Recently, The Stranger’s Eli Sanders won a Pulitzer for his astounding, heartbreaking piece, The Bravest Woman in Seattle.

I was amazed and excited, both because I have long been an admirer of Sanders’ work and, selfishly, because I can now claim to have written for a Pulitzer-prize winning publication.

Reflecting on Eli’s work, I wondered when I first noted it. The answer is predictable and may have lead indirectly to my writing for The Stranger.

I posted a piece titled The Stranger Awakens in early April 2003, in which I expressed admiration for a piece by Sanders about the death of Rachel Corrie, Was This House Worth Her Life?

In my post I generally stated an improving opinion of the vitality of The Stranger and said some mildly snarky things about its recent past. At just around this time, I was writing for a national slick-paper genre film magazine, Cinescape, and was either already writing for or thinking about writing for Tablet, a local alternative to the alternative paper.

At any rate, I was really just talking to myself, with no expectation or intent to be heard. I was mistaken. A day or two later I received a tart, well-reasoned defense of The Stranger via email from no less a luminary than Dan Savage. I was understandably a bit flummoxed, sent Dan a thank you, and noted the event.

Around that time, I noticed that the blog was being regularly visited by folks from The Stranger, which made me very happy indeed, as the paper will always be my paper, even when I don’t read it weekly. Over the next year or so, I worked my way up to a masthead position at Cinescape and kept writing about local cartoonists and film at Tablet. Eventually, both publications folded.

To my shock, the week Tablet folded I was contacted by Dan, asking me to write a piece, a short feature, for The Stranger about local cartoonists and the sibling rivalry between Portland and Seattle. I wrote the piece, and it was, eh, OK. Dan tried to goose me into expressing my own critical opinions more forcefully in the editing process, but my time at Cinescape made it hard for me to speak as directly in my journalism as I do in personal communication, blogging included. So, I kinda blew it. Dan’s editorial guidance was absolutely right on, and it was my own inertia that made the piece more tepid than it could have been.

I still ended up writing about comics and film as a pitching (or pitch-in) stringer at the paper for a year or two, mostly under Bradley Steinbacher, one of the other remaining founders on staff at the time and a (very) vague acquaintance from my time at The Comet.
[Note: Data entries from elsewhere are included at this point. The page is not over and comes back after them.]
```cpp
template <int ROLE>
__global__ __launch_bounds__(NT, 4) void rowpass_gemm_kernel(GemmArgs g, int tiles_n, int ntiles) {
  __shared__ __attribute__((aligned(16))) Tile lds;
  __shared__ __attribute__((aligned(16))) double epi_a[ROLE == 1 ? 128 : 2];
  __shared__ int hwinfo[ROLE == 2 ? 16 : 1];
  rowpass_block<ROLE, false>(g, tiles_n, ntiles, lds, epi_a, ROLE == 2 ? hwinfo : nullptr);
}
__global__ __launch_bounds__(NT, 4) void rowpass_fold_pair_kernel(GemmArgs g, int tiles_n, int ntiles) {
  __shared__ __attribute__((aligned(16))) Tile lds;
  __shared__ __attribute__((aligned(16))) double epi_a[128];
  rowpass_block<1, true>(g, tiles_n, ntiles, lds, epi_a);
}

bool aligned16(const void* p) { return (((uintptr_t)p) & 15) == 0; }

}

bool gemm_rowpass_eligible(const GemmArgs& g) {
  const bool sub = g.role == 1 && g.alpha == -1.0 && g.beta == 1.0 && !g.fs_part && g.b_tri == 0 && g.store_c;
  if (g.nouter != 1 || (!sub && (g.alpha != 1.0 || g.beta != 0.0)) || g.win || g.M_last || g.N_last || g.K_last || g.a_tri) return false;
  if ((g.lda & 1) || (g.ldb & 1) || (g.ldc & 1) || !aligned16(g.A) || !aligned16(g.B) || !aligned16(g.C)) return false;
  if (g.c_src && (!sub || !aligned16(g.c_src))) return false;
  if (g.fs_k && (g.role != 1 || !g.fs_part || g.fs_sq || !aligned16(g.fs_k))) return false;
  if ((g.sA & 1) || (g.sB & 1) || (g.sC & 1) || (g.sSplit & 1)) return false;
  if (g.role == 1)
    return !g.a_kmajor && g.b_kmajor && !g.lower_only && g.ksplit == 1 && !g.kscale && g.b_tri >= 0 && (g.N % BN) == 0 &&
           (g.K % BK) == 0 && (g.K == g.N || sub) && g.K >= BK && g.M >= 1;
  if (g.role == 2)
    return g.a_kmajor && g.b_kmajor && g.kscale && g.b_tri == 0 && g.M == g.N && (g.N % BN) == 0 &&
           g.lda == g.ldb && g.K >= 1;
  return false;
}

void launch_gemm_rowpass(const GemmArgs& g_in, hipStream_t stream) {
  GemmArgs g = g_in;
  g.c_sub = (g.role == 1 && g.alpha == -1.0 && g.beta == 1.0) ? 1 : 0;
  const int tiles_m = (g.M + BM - 1) / BM, tiles_n = (g.N + BN - 1) / BN;
  const int ntiles = g.lower_only ? tiles_m * (tiles_m + 1) / 2 : tiles_m * tiles_n;
  const int gx = (g.ksplit > 1) ? ntiles * ((g.ksplit + 7) / 8) * 8 : ntiles;
  dim3 grid(gx, 1, g.nbatch);
  if (g.role == 1) {
    const int pair = (g.b_tri > 0 && g.ksplit == 1 && tiles_n >= 2 && (tiles_n & 1) == 0) ? 1 : 0;
    if (pair) {
      grid.x = tiles_m * (tiles_n / 2);
      hipLaunchKernelGGL(rowpass_fold_pair_kernel, grid, dim3(NT), 0, stream, g, tiles_n, (int)grid.x);
    } else {
      hipLaunchKernelGGL((rowpass_gemm_kernel<1>), grid, dim3(NT), 0, stream, g, tiles_n, ntiles);
    }
  } else {
    hipLaunchKernelGGL((rowpass_gemm_kernel<2>), grid, dim3(NT), 0, stream, g, tiles_n, ntiles);
  }
}

int launch_gemm_rowpass_or_general(const GemmArgs& g, hipStream_t stream) {
  const bool eligible = gemm_rowpass_eligible(g);
  if ((g.fs_sq || g.fs_k) && !eligible)
    throw HipError{hipErrorInvalidValue, "fs_sq / fs_k are features of the specialised forward kernel only", __FILE__, __LINE__};
  if (eligible) {
    launch_gemm_rowpass(g, stream);
    return NWN;
  }
  if (g.role == 1 && (g.alpha != 1.0 || g.beta != 0.0)) {
    GemmArgs h = g;
    h.role = 0;
    launch_gemm_f64(h, stream);
    return 2;
  }
  launch_gemm_f64(g, stream);
  return 2;
}
```

Before: 8.386.

## Load B fragments directly from global via buffer loads in forward rowpass GEMM

Adds a B-direct variant of the forward (role 1) rowpass GEMM. B fragments are fetched straight from global memory into registers with raw buffer loads and a two-slot ring, while only A is staged through LDS at BK=32 with a new padded layout. This removes LDS traffic and barriers for B and halves the number of k-step syncs. The variant is selected when K is a multiple of 32, there is no subtract epilogue, no triangular B, and the buffer range fits in 32 bits; otherwise the old staged kernel runs. It risks global-load latency on the MFMA critical path and less reuse of B across waves.

```diff
diff --git a/__graft_entry__.py b/__graft_entry__.py
--- a/__graft_entry__.py
+++ b/__graft_entry__.py
@@ -11,7 +11,7 @@
     subprocess.run(["make", "-C", CSRC, "-j", jobs], check=True)
     probes = os.path.join(ROOT, "tools", "probes")
     os.makedirs(os.path.join(probes, "build"), exist_ok=True)
-    for name in ("probe_mfma", "probe_coissue", "probe_gemm8", "probe_gemm16", "probe_gemm_abl", "probe_i8"):
+    for name in ("probe_mfma", "probe_coissue", "probe_gemm8", "probe_gemm16", "probe_gemm_abl", "probe_gemm_bdirect", "probe_i8"):
         r = subprocess.run(["/opt/rocm/bin/hipcc", "--offload-arch=gfx950", "-O3", "-Wno-unused-value",
                             os.path.join(probes, name + ".hip"), "-o", os.path.join(probes, "build", name)], check=False)
         if r.returncode != 0:
diff --git a/hetmogp_amd/csrc/gemm_rowpass.hip b/hetmogp_amd/csrc/gemm_rowpass.hip
--- a/hetmogp_amd/csrc/gemm_rowpass.hip
+++ b/hetmogp_amd/csrc/gemm_rowpass.hip
@@ -7,6 +7,7 @@
 constexpr int BM = 128, BN = 128, BK = 16, W = 8, NT = W * 64;
 constexpr int KM_LD = 144, RM_LD = 18, TILE_DOUBLES = BK * KM_LD;
 constexpr int NB = 2, WN = 32, NWN = 4;
+constexpr int BK32 = 32, A32_LD = 34, BD_D = 2;
 
 struct Tile {
   double a[2][TILE_DOUBLES];
@@ -16,7 +17,7 @@
 __device__ __forceinline__ int diag_wm(int w) { return (0x4B >> w) & 1; }
 __device__ __forceinline__ int diag_wn(int w) { return (0x7E84 >> (2 * w)) & 3; }
 
-template <int ROLE, bool FOLD = false>
+template <int ROLE, bool FOLD = false, bool BD = false>
 __device__ __forceinline__ void rowpass_tile(const GemmArgs& g, int tiles_n, int ti, int tj, int split, Tile& lds, double* epi_a,
                                              int* hwinfo = nullptr) {
   const int batch = blockIdx.z;
@@ -123,13 +124,91 @@
       }
   };
 
+  if constexpr (BD) {
+    static_assert(ROLE == 1 && !FOLD, "B direct: the plain forward only");
+    constexpr int KS = BK32 / 4, NA = BK32 / 4;
+    static_assert(KS % BD_D == 0, "static ring slots");
+    static_assert(2 * BM * A32_LD <= 4 * TILE_DOUBLES, "A image at BK = 32 fits the tile buffers");
+    double* const img = &lds.a[0][0];
+    const int ar32 = t >> 2, ak32 = (t & 3) * 4;
+    const double* pa32 = A + (long long)min(i0 + ar32, M - 1) * g.lda + ak32;
+    double r32[NA];
+    auto load32 = [&](int k0) {
+      k0 = min(k0, kend - BK32);
+#pragma unroll
+      for (int i = 0; i < NA / 2; ++i) {
+        const f64x2 x = *reinterpret_cast<const f64x2*>(pa32 + k0 + (i >> 1) * 16 + (i & 1) * 2);
+        r32[2 * i] = x.x, r32[2 * i + 1] = x.y;
+      }
+    };
+    auto stage32 = [&](int buf) {
+      double* sa = img + buf * (BM * A32_LD) + ar32 * A32_LD + ak32;
+#pragma unroll
+      for (int i = 0; i < NA / 2; ++i) *reinterpret_cast<f64x2*>(sa + (i >> 1) * 16 + (i & 1) * 2) = f64x2{r32[2 * i], r32[2 * i + 1]};
+    };
+    const __amdgpu_buffer_rsrc_t brs = __builtin_amdgcn_make_buffer_rsrc(
+        const_cast<double*>(B), 0, (int)(sizeof(double) * ((long long)(K - 1) * g.ldb + N)), 0x00020000);
+    const int bvo = (int)sizeof(double) * (lk * g.ldb + j0 + wn * WN + blr);
+    double gb[BD_D][NB];
+    auto bload = [&](int k, int slot) {
+      const int so = __builtin_amdgcn_readfirstlane(min(k, kend - 4) * g.ldb * (int)sizeof(double));
+#pragma unroll
+      for (int b = 0; b < NB; ++b)
+        gb[slot][b] = __builtin_bit_cast(double, __builtin_amdgcn_raw_buffer_load_b64(brs, bvo + b * 16 * (int)sizeof(double), so, 0));
+    };
+    double ga[2][4];
+    auto frag32 = [&](int buf, int kk, int s) {
+      const double* fpa = img + buf * (BM * A32_LD) + (wm * 64 + lr) * A32_LD + kk * 4 + lk;
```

Anyway, so it would be a total exaggeration to say, “I totally called that Pulitzer.” It would not be a total exaggeration to extrapolate that Dan may well have done so. I would be a simple statement of fact to note that my admiration for a piece by Eli led to my writing for a publication I had long wished to be a part of, and that Dan is the man responsible for making that happen. So, heartfelt thanks and congratulations to you both.